第18章 18

    三天后, 预料之中的酒会如期而至。

    商业酒会,不宜过于花枝招展。阮仪挑了款相对肃穆的黑色长裙, 长卷发挽在脑后, 露出了性感修长的肩颈。

    阮仪很少打扮得如此雅致,她平时要么不化妆,一化便是烈焰红唇明艳照人,因而初次见到她今天的妆扮, 贺南灼难免晃了片刻神。

    “走吧。”

    阮仪上前挽住了他的胳膊, 自然地仿佛已成习惯。

    如非心口处的疼痛提醒着他,他如何也猜不到, 阮仪竟一直想离开他。

    三天了, 那里却始终在痛。

    贺南灼抿起唇,悄悄观察起了身边的女人。眉眼弯成月牙状, 樱粉色的唇微微勾着, 笑意浅浅的样子, 看着愉悦且舒心。

    过去的三天里, 她的心情似乎一直很好,像是突然间如释重负。然而再仔细看, 漂亮的桃花眸子里却仍残留着几许遗憾和不甘。

    是因为要离开他了吗?

    又不全是。

    贺南灼依旧无法读懂她。

    或许只有先弄清楚阮仪的身份,他才能明白阮仪这一天到晚的,都在筹划些什么。

    车子在酒店门口缓缓停下, 门童上前拉开车门。贺南灼率先下车后,向阮仪伸出了一只手,阮仪捏住他的手指尖, 倾身踏出了车门。

    四周随之一片惊叹。

    今晚是本市一年一度的大型商业酒会,各路大咖商贾云集于此。除此之外,还有许多网红小明星们出现在这里,个个打扮得花枝招展,只为今天能成功傍上个金主,以保未来无忧。

    美人不少,且美得各具特色。

    单看个个是绝色,可谁知阮仪一亮相,刚才还怎么看怎么漂亮的美人,这会儿却纷纷黯然失色。

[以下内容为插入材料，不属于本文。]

+            const bool fast = end != 0u;
+            if (!fast) {
+                rd.pos = pos;
                 check_value(rd, VK_RECEIPT);
                 ok = rd.ok();
+                end = rd.pos;
             }
-        }
-        const uint32_t start = rd.pos;
-        CidKey ev_root;
-        bool has_root = false;
-        if (ok) {
+            if (i == j) {
+                start = pos;
+                stop = end;
+                mine_fast = fast;
+                mine_root = root;
+            }
+            pos = end;
+        }
+        if (ok && e.whole) ok = pos == e.rem;
+    };
+    if (staged) pass(f8_stage);
+    else if (ok) pass(f8_global);
+    if (live && !ok) atomicOr(anomaly, 1u);
+    CidKey ev_root;
+    bool has_root = false;
+    if (ok && j < m) {
+        if (mine_fast) {
+            has_root = mine_root;
+            if (has_root) {
+#pragma unroll
+                for (int q = 0; q < 5; ++q) ev_root.w[q] = staged ? f8_stage(stop - 38u + 8u * q) : f8_global(stop - 38u + 8u * q);
+                ev_root.w[4] &= (1ull << 48) - 1ull;
+            }
+        } else {
+            Rd rd;
+            rd.init(node, e.rem);
+            rd.pos = start;
             rd.expect_array(4);
             if (rd.read_uint() > 0xffffffffULL) rd.fail();
             uint32_t o, l;
             rd.read_bytes(o, l);
             (void)rd.read_uint();
-            if (rd.at_null()) rd.read_null();
-            else has_root = rd.read_link_key(ev_root);
-            ok = rd.ok();
-        }
-        const uint32_t stop = rd.pos;
-        if (ok) {
-            const uint32_t fast = receipt_end_fast(node, start, e.rem);
-            ok = fast == 0u || fast == stop;
-        }
-        if (ok && (k + 1u == m || idx + 1u == dr.hi)) {
-            for (uint32_t i = k + 1u; ok && i < m; ++i) {
-                check_value(rd, VK_RECEIPT);
-                ok = rd.ok();
+            if (rd.at_null()) {
+                rd.read_null();
+            } else {
+                uint32_t co, cl;
+                rd.read_link(co, cl);
+                if (cl > 40u) rd.fail();
+                has_root = rd.ok();
+                if (has_root) ev_root = rd.key_at(co, cl);
             }
-            if (ok && e.whole) {
-                rd.finish();
-                ok = rd.ok();
-            }
-        }
-        if (!ok) {
-            atomicOr(anomaly, 1u);
-        } else {
+            ok = rd.ok() && rd.pos == stop;
+            if (!ok) atomicOr(anomaly, 1u);
+        }
+    }
+    for (uint32_t k = j; k < m; k += G) {
+        const uint64_t idx = pnode * W + k;
+        if (idx < dr.lo || idx >= dr.hi) continue;
+        const uint32_t t = uint32_t(idx - dr.lo);
+        LeafRef lr{kNoBlock, 0, 0, e.seq, idx};
+        ReceiptRec rr{RK_WALK, 0, 0, kNoBlock, 0};
+        uint32_t c = 0;
+        if (ok && k == j) {
             lr = LeafRef{e.block, uint32_t(e.goff - w.off[e.block]) + start, stop - start, e.seq, e.base + k};
             rr.kind = RK_NO_EVENTS;
             if (has_root) {
@@ -767,10 +829,10 @@
                 }
             }
         }
-    }
-    leaves[dr.out_off + t] = lr;
-    out.rrecs[t] = rr;
-    if (out.counts) out.counts[t] = c;
+        leaves[dr.out_off + t] = lr;
+        out.rrecs[t] = rr;
+        if (out.counts) out.counts[t] = c;
+    }
 }
 
 __global__ void k_enum_check(const uint64_t* __restrict__ actual, uint64_t expected, uint32_t* __restrict__ mismatch) {
@@ -873,6 +935,7 @@
         return e;
     };
     uint32_t level_from = plan.max_height;
+    unsigned long long* set_err = receipts ? receipts->err : nullptr;
     {
         static const uint32_t top_max = [] {
             const char* e = std::getenv("IPCFP_DENSE_TOP");
@@ -885,7 +948,9 @@
             ++n_top;
         }
         if (n_top >= 2) {
-            hipLaunchKernelGGL(k_dense_top, dim3(1), dim3(256), 0, ctx->stream, view, src, plan.roots, level_from, n_top, counts, a, b, anomaly_d);
+            hipLaunchKernelGGL(k_dense_top, dim3(1), dim3(256), 0, ctx->stream, view, src, plan.roots, level_from, n_top, counts, a, b, anomaly_d,
+                               set_err);
+            set_err = nullptr;
             if (n_top & 1u) {
                 src = a;
                 DenseNode* t = a;
@@ -900,7 +965,9 @@
     for (uint32_t level = level_from; level >= 1; --level) {
         const uint32_t nn = uint32_t(plan.n_level[level - 1]);
         if (div_up(nn, 256) > narrow_max_wg) IPCFP_HIP(ctx, widen());
-        hipLaunchKernelGGL(k_dense_level, dim3(div_up(nn, 256)), dim3(256), 0, ctx->stream, view, src, plan.roots, level, nn, a, anomaly_d);
+        hipLaunchKernelGGL(k_dense_level, dim3(div_up(nn, 256)), dim3(256), 0, ctx->stream, view, src, plan.roots, level, nn, a, anomaly_d,
+                           set_err);
+        set_err = nullptr;
         src = a;
         DenseNode* t = a;
         a = b;
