template <typename T, int CPL>
__global__ __launch_bounds__(256) void loss_head_fwd_kernel(LossHeadParams p) {
// ... 21 lines not shown
      float sp = 0.f, sn = 0.f;
#pragma unroll
      for (int k = 0; k < CPL; ++k) {
        const float dp = a[k] - pp[k] + p.tx_eps, dn = a[k] - nn[k] + p.tx_eps;
        sp = fmaf(dp, dp, sp); sn = fmaf(dn, dn, sn);
      }
      sp = lane_block_sum<16>(sp); sn = lane_block_sum<16>(sn);
      const float dap = sqrtf(sp), dan = sqrtf(sn);
      const float l = dap - dan + p.tx_margin;
      if (ok && gl == 0) acc += fmaxf(l, 0.f);
      if (p.tx_w != nullptr && t < p.n_tx) {
        const bool active = ok && l > 0.f;
        const float wp = active && dap > 0.f ? 1.0f / dap : 0.f;
        const float wn = active && dan > 0.f ? 1.0f / dan : 0.f;
        if (gl < 2) {
          const float wk = gl == 0 ? wp : wn;
          const int64_t tgt = gl == 0 ? ip : in;
          const int32_t code = (int32_t)(2 * t + gl);
          p.tx_w[code] = wk;
          if (wk != 0.f) {
            const int32_t slot = atomicAdd(p.state + 2 * tgt + 1, 1);
            if (slot < kChainCap) {
              p.next[code] = atomicExch(p.state + 2 * tgt, code + 1);
            } else {
              p.next[code] = kOverflow;
              if (slot == kChainCap) {
                const int32_t hid = atomicAdd(p.state + 2 * p.n_tx, 1);
                if ((int64_t)hid < p.max_hot) {
                  float* acc_row = p.hot_acc + (int64_t)hid * C;
                  for (int k = 0; k < C; ++k) acc_row[k] = 0.f;
                  p.hot_id[p.n_tx + hid] = 0;
                  __threadfence();
                }
                p.hot_id[tgt] = hid;
              }
            }
          }
        }
      }
    }
  } else if (blk < p.nb_tx + p.nb_bd) {
    const int64_t base = (int64_t)(blk - p.nb_tx) * kItemsPerBlock;
#pragma unroll 1
    for (int q = wave * 4 + grp; q < kItemsPerBlock; q += 16) {
      const int64_t i = base + q;
      bool ok = i < p.n_bd;
      int64_t ip = ok ? p.bd_pos[i] : 0, in = ok ? p.bd_neg[i] : 0;
      const float w = ok ? p.bd_w[i] : 0.f;
      if ((uint64_t)ip >= (uint64_t)p.n_bd || (uint64_t)in >= (uint64_t)p.n_bd || w == 0.f) { ok = false; ip = in = 0; }
      const int64_t ii = ok ? i : 0;
      float x[CPL], yp[CPL], yn[CPL];
      Row<T, CPL>::load(zbd + ii * p.ld_zbd + c0, x);
// ... 98 lines not shown
__global__ __launch_bounds__(256) void loss_head_bwd_kernel(LossHeadParams p) {
  constexpr int C = 16 * CPL;
  const int lane = threadIdx.x & 63, wave = threadIdx.x >> 6;
  const int grp = lane >> 4, gl = lane & 15, c0 = gl * CPL;
  const int blk = blockIdx.x;
  const T* ztx = static_cast<const T*>(p.ztx);
  const T* zbd = static_cast<const T*>(p.zbd);
  if (p.defer && blk == p.nb_tx + p.nb_bd + p.nb_sg) {
    loss_head_finish_body(p);
    return;
  }
  if (blk < p.nb_tx) {
    const float sc_tx = p.n_tx > 0 ? graw_of(p, 0) / (float)p.n_tx : 0.f;
    const float sc_sg = p.n_sg > 0 ? graw_of(p, 2) * (p.sg_kind == SEGGER_LOSS_BCE ? 0.5f : 1.0f) / (float)p.n_sg : 0.f;
    const int64_t base = (int64_t)blk * kItemsPerBlock;
    auto finish_row = [&](int64_t row, float (&g)[CPL]) {
      if (p.ytx != nullptr) {
        float y[CPL];
        Row<T, CPL>::load(static_cast<const T*>(p.ytx) + row * p.ld_ytx + c0, y);
        float ss = 0.f;
#pragma unroll
        for (int k = 0; k < CPL; ++k) ss = fmaf(y[k], y[k], ss);
        const float nrm = sqrtf(lane_block_sum<16>(ss));
        const float inv = 1.0f / fmaxf(nrm, p.norm_eps);
        float dot = 0.f;
#pragma unroll
        for (int k = 0; k < CPL; ++k) dot = fmaf(y[k] * inv, g[k], dot);
        dot = lane_block_sum<16>(dot);
        if (nrm < p.norm_eps) dot = 0.f;
#pragma unroll
        for (int k = 0; k < CPL; ++k) g[k] = (g[k] - y[k] * inv * dot) * inv;
      }
      Row<T, CPL>::store(static_cast<T*>(p.gtx) + row * p.ld_gtx + c0, g);
    };
    auto hot_add = [&](int64_t row, const float (&g)[CPL]) {
      const int64_t hid = p.hot_id[row];
      if ((uint64_t)hid >= (uint64_t)p.max_hot) return;
      float* acc = p.hot_acc + hid * C + c0;
#pragma unroll
      for (int k = 0; k < CPL; ++k) atomicAdd(acc + k, g[k]);
      __threadfence();
      int32_t old = 0;
      if (gl == 0) old = atomicAdd(p.hot_id + p.n_tx + hid, 1);
      old = __shfl(old, lane & 48, 64);
      if (old == p.state[2 * row + 1] - kChainCap) {
        __threadfence();
        float t[CPL];
#pragma unroll
        for (int k = 0; k < CPL; ++k) t[k] = __hip_atomic_load(acc + k, __ATOMIC_RELAXED, __HIP_MEMORY_SCOPE_AGENT);
        finish_row(row, t);
      }
    };
#pragma unroll 1
    for (int i = wave * 4 + grp; i < kItemsPerBlock; i += 16) {
      const int64_t r = base + i;
      if (r >= p.n_tx) continue;
      float a[CPL], g[CPL];
      Row<T, CPL>::load(ztx + r * p.ld_ztx + c0, a);
#pragma unroll
      for (int k = 0; k < CPL; ++k) g[k] = 0.f;
      const float uwp = p.tx_w[2 * r], uwn = p.tx_w[2 * r + 1];
      const float wp = uwp * sc_tx, wn = uwn * sc_tx;
      if (uwp != 0.f || uwn != 0.f) {
        const int64_t ip = p.tx_pos[r], in = p.tx_neg[r];
        float pp[CPL], nn[CPL], dp[CPL], dn[CPL];
        Row<T, CPL>::load(ztx + ip * p.ld_ztx + c0, pp);
        Row<T, CPL>::load(ztx + in * p.ld_ztx + c0, nn);
#pragma unroll
        for (int k = 0; k < CPL; ++k) {
          dp[k] = (a[k] - pp[k] + p.tx_eps) * wp; dn[k] = (a[k] - nn[k] + p.tx_eps) * wn;
          g[k] += dp[k] - dn[k];
        }
        if (uwp != 0.f && p.next[2 * r] == kOverflow) {
#pragma unroll
          for (int k = 0; k < CPL; ++k) dp[k] = -dp[k];
          hot_add(ip, dp);
        }
        if (uwn != 0.f && p.next[2 * r + 1] == kOverflow) hot_add(in, dn);
      }
      const int32_t total = p.state[2 * r + 1];
      int32_t cur = p.state[2 * r];
#pragma unroll 1
      for (int it = 0; it < kChainCap && cur > 0 && (int64_t)cur <= 2 * p.n_tx; ++it) {
        const int32_t code = cur - 1;
        const int64_t t = code >> 1;
        const float w = p.tx_w[code] * sc_tx;
        const int32_t nxt = p.next[code];
        float at[CPL];
        Row<T, CPL>::load(ztx + t * p.ld_ztx + c0, at);
        const float sgn = (code & 1) ? w : -w;
#pragma unroll
        for (int k = 0; k < CPL; ++k) g[k] = fmaf(at[k] - a[k] + p.tx_eps, sgn, g[k]);
        cur = nxt;
      }
      if (p.sg_of_tx != nullptr && sc_sg != 0.f) {
        const int64_t e = p.sg_of_tx[r];
        if (e >= 0 && e < p.n_sg) {
          const int64_t j = p.sg_pos[e], jn = p.sg_neg[e];
          if (p.sg_src[e] == r && (uint64_t)j < (uint64_t)p.n_bd && (uint64_t)jn < (uint64_t)p.n_bd) {
            float pj[CPL], nv[CPL];
            Row<T, CPL>::load(zbd + j * p.ld_zbd + c0, pj);
            Row<T, CPL>::load(zbd + jn * p.ld_zbd + c0, nv);
            float s0 = 0.f, s1 = 0.f;
            if (p.sg_kind == SEGGER_LOSS_BCE) {
#pragma unroll
              for (int k = 0; k < CPL; ++k) { s0 = fmaf(a[k], pj[k], s0); s1 = fmaf(a[k], nv[k], s1); }
              s0 = lane_block_sum<16>(s0); s1 = lane_block_sum<16>(s1);
              const float dlp = (sigmoid_(s0) - 1.0f) * sc_sg, dln = sigmoid_(s1) * sc_sg;
#pragma unroll
              for (int k = 0; k < CPL; ++k) g[k] += dlp * pj[k] + dln * nv[k];
            } else {
              float dp[CPL], dn[CPL];
#pragma unroll
              for (int k = 0; k < CPL; ++k) {
                dp[k] = a[k] - pj[k] + p.sg_eps; dn[k] = a[k] - nv[k] + p.sg_eps;
                s0 = fmaf(dp[k], dp[k], s0); s1 = fmaf(dn[k], dn[k], s1);
              }
              s0 = lane_block_sum<16>(s0); s1 = lane_block_sum<16>(s1);
              const float dap = sqrtf(s0), dan = sqrtf(s1);
              if (dap - dan + p.sg_margin > 0.f) {
                const float ip_ = dap > 0.f ? sc_sg / dap : 0.f, in_ = dan > 0.f ? sc_sg / dan : 0.f;
#pragma unroll
                for (int k = 0; k < CPL; ++k) g[k] += dp[k] * ip_ - dn[k] * in_;
              }
            }
          }
        }
      }
      if (total > kChainCap) hot_add(r, g);
      else finish_row(r, g);
    }
  } else if (blk < p.nb_tx + p.nb_bd) {
    const float sc = graw_of(p, 1);
    const int64_t base = (int64_t)(blk - p.nb_tx) * kItemsPerBlock;
#pragma unroll 1
    for (int q = wave * 4 + grp; q < kItemsPerBlock; q += 16) {
      const int64_t i = base + q;
      if (i >= p.n_bd) continue;
      const int64_t ip = p.bd_pos[i], in = p.bd_neg[i];
      const float w = p.bd_w[i];
      if ((uint64_t)ip >= (uint64_t)p.n_bd || (uint64_t)in >= (uint64_t)p.n_bd || w == 0.f) continue;
      float x[CPL], yp[CPL], yn[CPL];
      Row<T, CPL>::load(zbd + i * p.ld_zbd + c0, x);
      Row<T, CPL>::load(zbd + ip * p.ld_zbd + c0, yp);
      Row<T, CPL>::load(zbd + in * p.ld_zbd + c0, yn);
// ... 119 lines not shown
  const int64_t nb_tx = blocks_of(a->n_tx), nb_bd = blocks_of(a->n_bd);
  const int64_t nb_sg = bwd ? (a->n_sg > 0 ? a->n_bd : 0) : blocks_of(a->n_sg);
  SEGGER_REQUIRE(nb_tx + nb_bd + nb_sg < 0x7fffffffLL, "segger_loss_head: too many blocks");
  const size_t need = segger_loss_head_workspace_bytes(a->n_tx, a->n_bd, a->n_sg);
  if (!a->workspace || a->workspace_bytes < need) return workspace_too_small("segger_loss_head", a->workspace_bytes, need);
  LossHeadParams p{};
  p.ztx = a->z_tx; p.ld_ztx = a->ld_ztx; p.n_tx = a->n_tx;
  p.zbd = a->z_bd; p.ld_zbd = a->ld_zbd; p.n_bd = a->n_bd;
  p.tx_pos = a->tx_pos; p.tx_neg = a->tx_neg; p.tx_margin = a->tx_margin; p.tx_eps = a->tx_eps;
  p.bd_pos = a->bd_pos; p.bd_neg = a->bd_neg; p.bd_dpos = a->bd_dpos; p.bd_dneg = a->bd_dneg; p.bd_w = a->bd_w; p.bd_eps = a->bd_eps;
  p.sg_src = a->sg_src; p.sg_pos = a->sg_pos; p.sg_neg = a->sg_neg; p.n_sg = a->n_sg;
  p.sg_margin = a->sg_margin; p.sg_eps = a->sg_eps; p.sg_kind = a->sg_kind;
  p.sg_indptr = a->sg_pos_indptr; p.sg_eid = a->sg_pos_eid; p.sg_of_tx = a->sg_of_tx;
  p.a = a->a; p.b = a->b; p.gout = a->grad_out; p.out = a->out; p.graw = a->grad_raw;
  p.tx_w = a->tx_w; p.state = a->tx_state; p.next = a->tx_next;
  p.hot_id = a->tx_hot_id; p.hot_acc = a->tx_hot_acc; p.max_hot = segger_loss_head_max_hot_rows(a->n_tx);
  p.ytx = a->y_tx; p.ld_ytx = a->ld_ytx; p.norm_eps = a->norm_eps;
  p.gtx = a->grad_tx; p.ld_gtx = a->ld_gtx; p.gbd = a->grad_bd;
  p.partial = static_cast<float*>(a->workspace); p.ticket = a->ticket;
  p.nb_tx = (int)nb_tx; p.nb_bd = (int)nb_bd; p.nb_sg = (int)nb_sg;
  p.defer = (a->reserved_ & SEGGER_LOSS_HEAD_DEFER_FINISH) ? 1 : 0;
  SEGGER_REQUIRE(!p.defer || a->grad_out, "segger_loss_head: DEFER_FINISH needs grad_out (the gradient the backward will receive)");
  p.nb_sg_fin = (int)blocks_of(a->n_sg);
  if (!bwd) {
    SEGGER_REQUIRE(!a->tx_w == !a->tx_state && !a->tx_state == !a->tx_next && !a->tx_next == !a->tx_hot_id && !a->tx_hot_id == !a->tx_hot_acc,
                   "segger_loss_head_fwd: tx_w, tx_state, tx_next, tx_hot_id and tx_hot_acc go together");
    SEGGER_REQUIRE(!a->grad_out || a->grad_raw, "segger_loss_head_fwd: grad_out needs grad_raw");
    SEGGER_REQUIRE(!a->grad_bd || is_aligned(a->grad_bd, 16), "segger_loss_head_fwd: grad_bd must be 16-byte aligned");
  } else {
    SEGGER_REQUIRE(a->grad_raw && a->tx_w && a->tx_state && a->tx_next && a->tx_hot_id && a->tx_hot_acc,
// ... 33 lines not shown
    SEGGER_LAUNCH_CHECK("loss_head_finish_kernel");
  }
  return SEGGER_OK;
}

}
}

    尤其当阮仪挽住贺南灼的胳膊,微微颔首和众人打招呼时,鬓角一缕乌黑柔顺的碎发垂下来,遮住了她精致的锁骨。众人被眼前的美景晃了眼睛,一时之间,竟不知是羡慕贺南灼多一些,还是羡慕阮仪多一些。

    “她就是贺南灼的妻子,阮仪?”

    “我原以为刚才那个林甜甜已经够漂亮了,可如今搁到贺太太面前,却似乎还是普通了点。”

    “贺太太漂不漂亮不好评价,我只知道,贺总的清心寡欲一定是假的。”

    听到旁人的议论声,贺南灼抿直唇角,下颔也绷成一条直线,满脸不耐烦的样子。四周相互对视几眼,渐渐停止了调侃。

    贺南灼的脸色这才有所好转,携着阮仪进了宴会主厅。主厅灯火通明、衣光鬓影,两人刚踏进锃亮的大理石地板,一大群人便纷纷簇拥而上,热情地与阮仪打起招呼。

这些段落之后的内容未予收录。